Bahkan di awal musim panas, kekhawatiran akan penundaan penerbangan sudah menjadi hal yang mengkhawatirkan.

Báo Thanh niênBáo Thanh niên13/06/2023


Mới chớm hè đã ám ảnh máy bay 'delay' - Ảnh 1.

Para penumpang menunggu penerbangan mereka di Bandara Tan Son Nhat.

Menunggu dari bawah hingga ke langit

Setelah memesan penerbangan Vietjet dari Kota Ho Chi Minh ke Hai Phong untuk perjalanan bisnis pada tanggal 9 Juni, Ibu Ha Thanh (berdomisili di Distrik 4, Kota Ho Chi Minh) berencana untuk langsung naik penerbangan pukul 17.15 setelah tiba di Bandara Tan Son Nhat dari Singapura agar dapat menghadiri janji temu pukul 20.00 dengan rekan-rekannya di Hai Phong. Untungnya, penerbangan dari Singapura ke Kota Ho Chi Minh berangkat tepat waktu, mendarat di Tan Son Nhat pukul 15.10 sesuai jadwal. Tanpa harus menunggu bagasi dan setelah menyelesaikan check-in online, Ibu Ha Thanh hanya menghabiskan waktu tambahan 45 menit untuk proses imigrasi dan transfer ke terminal domestik, siap untuk penerbangan berikutnya.

Setelah menunggu hingga pukul 16.45 untuk naik pesawat seperti yang diumumkan oleh maskapai, Ibu Thanh terkejut membaca di papan pengumuman bahwa penerbangan akan ditunda karena keterlambatan kedatangan pesawat; waktu keberangkatan baru adalah pukul 18.10, hampir satu jam lebih lambat. Sambil terus menunggu dengan cemas, baru sekitar pukul 18.20 staf maskapai mulai membuka gerbang keberangkatan untuk penumpang.

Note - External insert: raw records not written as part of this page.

diff --git a/gpu-sort_amd/csrc/gs_lsb_downsweep.inc b/gpu-sort_amd/csrc/gs_lsb_downsweep.inc
--- a/gpu-sort_amd/csrc/gs_lsb_downsweep.inc
+++ b/gpu-sort_amd/csrc/gs_lsb_downsweep.inc
@@ -36,13 +36,15 @@
 
 constexpr uint32_t PIPE_SPIN_LIMIT = 1u << 18;
 
-template <bool HAS_VALUES, bool TAIL, int TW, bool BIG, bool PIPE, bool OFF64 = false>
+template <bool HAS_VALUES, bool TAIL, int TW, bool BIG, bool PIPE, bool OFF64 = false, bool CURSOR = false>
 __device__ __forceinline__ void downsweep_tile(DownsweepSmem<HAS_VALUES, OFF64> &sm, const uint32_t t,
     const uint32_t *__restrict__ keys_in, uint32_t *__restrict__ keys_out, const uint32_t *__restrict__ vals_in,
     uint32_t *__restrict__ vals_out, const uint32_t *__restrict__ spine, const uint16_t *__restrict__ prefix16,
     const uint32_t *__restrict__ totals, const PassParams &p, const uint64_t *__restrict__ sc, uint32_t tag,
-    uint32_t *__restrict__ error_word, const uint32_t tid_ = threadIdx.x, const uint64_t *__restrict__ dbase = nullptr)
+    uint32_t *__restrict__ error_word, const uint32_t tid_ = threadIdx.x, const uint64_t *__restrict__ dbase = nullptr,
+    uint32_t *__restrict__ cursor = nullptr, uint32_t *__restrict__ irr = nullptr, const uint32_t irr_cap = 0u)
 {
+    static_assert(!CURSOR || (!HAS_VALUES && !TAIL && !PIPE && !OFF64), "cursor mode: full tiles of keys-only three-launch passes");
 #ifdef GS_EXP_ALLWAVE_KEYS
     constexpr bool ALLWAVE = true;
 #else
@@ -99,6 +101,13 @@
             }
         }
     }
+    [[maybe_unused]] uint32_t cur_lo = 0, cur_hi = 0, claim[4] = {0, 0, 0, 0};
+    if constexpr (CURSOR) {
+        if (w == 0) {
+            cur_lo = (tw_in(keys_in[tile_base]) >> (p.shift - (uint32_t)RADIX_BITS)) & (uint32_t)(RADIX - 1);
+            cur_hi = (tw_in(keys_in[tile_base + (LSB_TILE - 1)]) >> (p.shift - (uint32_t)RADIX_BITS)) & (uint32_t)(RADIX - 1);
+        }
+    }
     GS_PHASE(0);
 #ifndef GS_EXP_RANK_PRIO
 #define GS_EXP_RANK_PRIO 0
@@ -119,7 +128,7 @@
             const uint4 tot = reinterpret_cast<const uint4 *>(totals)[lane];
             dstart[0] = tot.x; dstart[1] = tot.y; dstart[2] = tot.z; dstart[3] = tot.w;
         }
-    } else if (w == 0) {
+    } else if (!CURSOR && w == 0) {
         const uint4 tot = reinterpret_cast<const uint4 *>(totals)[lane];
         const uint32_t lane_sum = tot.x + tot.y + tot.z + tot.w;
         const uint32_t ex = wave_inclusive_scan(lane_sum) - lane_sum;
@@ -130,7 +139,7 @@
     }
 
     uint32_t tbase[4] = {0, 0, 0, 0};
-    if (!TAIL && !PIPE && w == 0) {
+    if (!TAIL && !PIPE && !CURSOR && w == 0) {
         const uint32_t *sp = spine + (uint32_t)(4 * lane) * p.grid + t / LSB_CHUNK;
         const uint2 pf = reinterpret_cast<const uint2 *>(prefix16 + (size_t)t * RADIX)[lane];
         tbase[0] = sp[0] + (pf.x & 0xffffu);
@@ -218,11 +227,22 @@
     for (int i = 0; i < LSB_KPT; ++i) {
         asm volatile("" : "+v"(pos[i]), "+v"(key[i]));
     }
+    if constexpr (CURSOR) {
+        if (w == 0 && lane == 0) {
+            const bool straddles = cur_lo != cur_hi;
+            sm.dead = straddles ? 1u : 0u;
+            if (straddles) {
+                const uint32_t at = atomicAdd(&irr[0], 1u);
+                if (at < irr_cap) irr[1u + at] = t;
+            }
+        }
+    }
     GS_PHASE_WAIT("lgkmcnt(0)");
     GS_PHASE(2);
     __syncthreads();
     GS_PHASE(3);
     if (PIPE && !TAIL && sm.dead) return;
+    if (CURSOR && sm.dead) return;
 
     if constexpr (ALLWAVE) {
         uint32_t run[4] = {0, 0, 0, 0}, below[4] = {0, 0, 0, 0};
@@ -255,7 +275,19 @@
             ex[1] = ex[0] + run[0];
             ex[2] = ex[1] + run[1];
             ex[3] = ex[2] + run[2];
-            publish_gbase(ex, run);
+            if constexpr (CURSOR) {
+                reinterpret_cast<uint4 *>(sm.gbase)[lane] = make_uint4(ex[0], ex[1], ex[2], ex[3]);
+                uint32_t *row = cursor + (size_t)__builtin_amdgcn_readfirstlane(cur_lo) * RADIX;
+#pragma unroll
+                for (int q = 0; q < 4; ++q) {
+                    const int d = q * WAVE + lane;
+                    const uint32_t e0 = sm.gbase[d], e1 = sm.gbase[d == RADIX - 1 ? d : d + 1];
+                    const uint32_t cnt = (d == RADIX - 1 ? (uint32_t)LSB_TILE : e1) - e0;
+                    claim[q] = __hip_atomic_fetch_add(row + d, cnt, __ATOMIC_RELAXED, __HIP_MEMORY_SCOPE_AGENT);
+                }
+            } else {
+                publish_gbase(ex, run);
+            }
             asm volatile("" ::: "memory");
             uint4 e4 = make_uint4(ex[0] << 2, ex[1] << 2, ex[2] << 2, ex[3] << 2);
 #pragma unroll
@@ -285,6 +317,16 @@
             } else {
                 const uint32_t at = (pos[i] << 2) + wb[i];
                 *reinterpret_cast<uint32_t *>(reinterpret_cast<char *>(sm.stage) + at) = key[i];
+            }
+        }
+    }
+    if constexpr (CURSOR) {
+        if (w == 0) {
+#pragma unroll
+            for (int q = 0; q < 4; ++q) {
+                const int d = q * WAVE + lane;
+                const uint32_t g = claim[q] - sm.gbase[d];
+                sm.gbase[d] = BIG ? g : g << 2;
             }
         }
     }
diff --git a/gpu-sort_amd/csrc/gs_lsb_plan.hip b/gpu-sort_amd/csrc/gs_lsb_plan.hip
--- a/gpu-sort_amd/csrc/gs_lsb_plan.hip
+++ b/gpu-sort_amd/csrc/gs_lsb_plan.hip
@@ -26,18 +26,25 @@
 constexpr uint32_t PLAN_BLOCKS = 128, PLAN_BLOCK_WORDS = PLAN_WORDS / PLAN_BLOCKS, PLAN_BLOCK_GROUPS = PLAN_GROUPS / PLAN_BLOCKS;
 constexpr int PLAN_SORT_BITS = 16;
 constexpr int PLAN_SKEW_LANES = 8;
+constexpr uint32_t PLAN_IRR_CAP = RADIX - 1;
+constexpr size_t PLAN_CURSOR_BYTES = (size_t)PLAN_GROUPS * sizeof(uint32_t);
 
 struct PlanBlock {
     uint32_t route, max_group, nonempty, tasks[MSB_NCLASS], total;
     uint32_t shift[4];
     uint32_t ups_skip[4];
     MsbLevel level[2];
-    uint32_t wg_bad[PLAN_LOOK_MAX_GRID];
+    union {
+        uint32_t wg_bad[PLAN_LOOK_MAX_GRID];
+        uint32_t irr[1 + PLAN_IRR_CAP];
+    };
     uint32_t blk_total[PLAN_BLOCKS], blk_max[PLAN_BLOCKS], blk_nonempty[PLAN_BLOCKS];
     uint32_t blk_class[PLAN_BLOCKS][MSB_NCLASS];
     uint32_t blk_class_base[PLAN_BLOCKS][MSB_NCLASS];
     uint32_t offsets[PLAN_GROUPS + 1];
+    uint32_t cursor_mode;
 };
+static_assert(1 + PLAN_IRR_CAP <= PLAN_LOOK_MAX_GRID, "the list of straddling tiles fits the look's flags");
 static_assert(sizeof(MsbLevel) == 64 && offsetof(PlanBlock, level) == 64, "plan block layout");
 
 __device__ __forceinline__ int plan_class_of(uint32_t size)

"Saat semua penumpang sudah duduk dan nyaman di pesawat, waktu sudah hampir pukul 7 malam. Namun, tepat ketika pesawat mulai bergerak sedikit, pilot mengumumkan melalui pengeras suara bahwa karena kepadatan di bandara Tan Son Nhat, pesawat harus menunggu di landasan pacu selama 10 menit lagi. Saat itu, saya melihat tiga pesawat lain berbaris di jalur taksi menunggu untuk lepas landas. Akhirnya, kami baru lepas landas sekitar pukul 7:30 malam, lebih dari dua jam terlambat. Saya tiba kembali di hotel setelah pukul 10 malam, pesta sudah berakhir. Saya bergegas kembali dari luar negeri untuk sampai tepat waktu, tetapi malah terlambat di bandara domestik. Sungguh buang-buang waktu!" - keluh Ibu Ha Thanh.

Hampir seminggu yang lalu, Bapak Chi Kien (berdomisili di Distrik 11, Kota Ho Chi Minh) yang terbang dengan Vietnam Airlines dari Phu Quoc ke Kota Ho Chi Minh juga mendapat tambahan waktu terbang 30 menit karena landasan pacu di bandara Tan Son Nhat padat, dan tidak ada ruang bagi pesawat untuk mendarat. Di antara rombongan Bapak Kien terdapat penumpang lain yang terburu-buru mengurus urusan perusahaan yang mendesak, sehingga mereka tidak sabar dan frustrasi saat menunggu di udara: "Harga tiket pesawat sekarang mahal, dan ada berbagai macam penundaan. Penumpang yang terlambat satu menit pun akan tertinggal, sementara pesawat yang tertunda selama beberapa jam hanya diberhentikan dengan permintaan maaf. Sungguh menjengkelkan membayar uang dan tetap merasa kesal."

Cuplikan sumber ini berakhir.